A History of St David’s Church, Llandewi

Llandewi Church is situated next to a farmyard on the Gower Way, which was opened in 1998 and runs for 35 miles following ancient routeways from the sea at Rhossili in the west to Penlle’r Castell, on the hills to the north of Swansea – the northern limit of the Norman Lordship of Gower. South West Gower parish usually holds its Harvest Festival Service in this small, simple church, situated on a low rise in the centre of good farmland and always decorated for this annual event with the riches of the surrounding fields.

A C12 window suggests some Norman origin but today’s church in the Early English and Decorated style dates from the C14 and is reputed to have been built and dedicated to St David by Henry de Gower who was Bishop of St Davids from 1328 to 1347. Opposite the church at one time stood an episcopal residence where he is said to have stayed when he included Gower in the visitations around his vast diocese, the largest of the four in Wales at that time. Nearby was the original Llandewi Castle and the home of his ancestors, the Mansells, who became important landowners in Gower after the Norman Conquest. This was the same Henry de Gower who built the very impressive Bishop’s Palace, alongside the Cathedral at St Davids in Pembrokeshire.

The church consists of a chancel, nave, south porch and western tower. The chancel arch is pointed with a modern carved wooden surround on two corbels. The chancel is not in line with the nave but inclined to the south. Local tradition says that this is a ‘weeping chancel’, said to symbolise the crucified Christ leaning his head to one side. It is most likely that, as in several other ancient Gower churches, the chancel was built for the priest to worship and the nave, where people gathered in the open air, was added later. The chancel is lit by three windows – a three-light on the east wall, a two- light on the south side and a lancet on the north side.
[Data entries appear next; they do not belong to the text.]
# ginevracoal/robustBNNs

Measured on AMD Instinct MI355X. Metric: attack-samples/sec (test_pts x posterior_samples x PGD_iters), higher is better.
Workload: dtype f32 (full-width operands as three f16 pieces: 6 exact f16 MFMA product terms per fp32 product, f32 accumulate)

## Files before the change

include/robustbnns_hip.h:

```cpp
#ifndef ROBUSTBNNS_HIP_H
#define ROBUSTBNNS_HIP_H

#include <stddef.h>
#include <stdint.h>

#ifdef __cplusplus
extern "C" {
#endif

#define RBNN_ABI_VERSION 10
#define RBNN_CPAD 16

typedef enum rbnn_status {
    RBNN_OK = 0,
    RBNN_ERR_NULL = -1,
    RBNN_ERR_SHAPE = -2,
    RBNN_ERR_UNSUPPORTED = -3,
    RBNN_ERR_LAUNCH = -4,
    RBNN_ERR_ALIGN = -5
} rbnn_status;

typedef enum rbnn_activation { RBNN_ACT_RELU = 0, RBNN_ACT_LEAKY = 1, RBNN_ACT_SIGM = 2, RBNN_ACT_TANH = 3 } rbnn_activation;
typedef enum rbnn_arch { RBNN_ARCH_FC = 0, RBNN_ARCH_FC2 = 1 } rbnn_arch;

// ... 49 lines not shown
int rbnn_reduce_samples(const float *P, int32_t n_samples, int32_t n_points, int32_t n_classes,
                        float scale, float *out, int32_t ldo, void *stream);

int rbnn_loss_dlogits(int32_t mode, const float *P, const float *Psum, int32_t ldp, const float *G_up,
                      const int32_t *labels, int32_t n_samples, float inv_S, int32_t n_points,
                      int32_t n_classes, float *dZ, void *stream);

int rbnn_fc_input_grad(const rbnn_posterior *net, const int32_t *sample_idx, int32_t n_samples,
                       int32_t n_points, int32_t chunk, const rbnn_workspace *ws,
                       int32_t *n_slabs_out, void *stream);

int rbnn_sum_slabs(const float *slabs, int32_t n_slabs, int32_t n_points, int32_t d_pad, float scale,
                   float *out, int32_t ldo, void *stream);

int rbnn_sum_slabs_norms(const float *slabs, int32_t n_slabs, int32_t n_points, int32_t d_pad, int32_t in_features, float scale,
                         float *out, int32_t ldo, float *linf, float *l2, void *stream);

int rbnn_pgd_alpha(const float *X0, int32_t ldx, int32_t n_points, int32_t in_features,
                   float *alpha, void *stream);

int rbnn_attack_step(float *X, const float *X0, int32_t ldx, const float *G, int32_t n_slabs,
                     size_t slab_stride, int32_t ldg, const float *alpha, float alpha_scalar,
                     float eps, int32_t project, int32_t n_points, int32_t in_features, void *stream);

int rbnn_eval_metrics(const float *out_orig, const float *out_adv, int32_t ldp, const int32_t *labels,
                      int32_t n_points, int32_t n_classes, int32_t *counts, float *rob, void *stream);
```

Two round-headed windows and different size lancets, all plain glass in the nave make the interior feel spacious and well-lit, and allow fine views across the peninsula. Some ‘over-thorough’ restoration took place in 1876, initiated by C R M Talbot from Penrice Castle and sadly included the removal of a fine example of C17 church craftsmanship – the famous Henllys seat or Squire’s pew which was 7ft high, 8ft long with five windows!

Further restoration took place in 1905, largely funded by his daughter Miss Emily Talbot. This included substantial structural repair to overcome excessive damp, both inside and outside. Two new windows were placed in the north and south walls and other windows substantially repaired. A gallery was removed, some new flooring added and all woodwork, including the altar, doors and the roof of the porch was stained. The interior was ‘tastefully’ redecorated. The font is tub-shaped, on a cross-shaped plinth. The memorial slabs in the chancel are of particular interest, the oldest being to a former Vicar and dating from 1737.

On the left hand side of the inner doorway is an inscription DH 17 to mark the work of an expert freestone mason David Hughes who in 1717 repaired and dressed the stone jambs of the doorway with two figures, leaving this record of his handiwork.

The tower at the west end has a transverse saddle-back roof within the parapet, the gables running north and south as at Rhossili. It has a corbel table on its east and west faces. A single bell in the tower was made by a bellfounder, William Bilbie from Chewstoke, Somerset in 1781. It is said to be the largest and loudest in a Gower church!

KNELSTON St Taurin Formerly the parish of Knelston was attached to nearby Llandewi. The ruins of an ancient church, called the Church of the Three Mary’s and already abandoned by 1688, can be seen today in a field near Knelston Farm and the local school. In the early C12 the Earl of Warwick had presented the church, with others in newly conquered Gower, to the Abbey of St Taurin in Normandy. It is thought that the church was then called St Taurin.

The parish Rectory of South West Gower is located nearby and since the Covid pandemic began St Taurin is the name of the virtual church where the members and visitors to the six churches in the parish have joined in worship.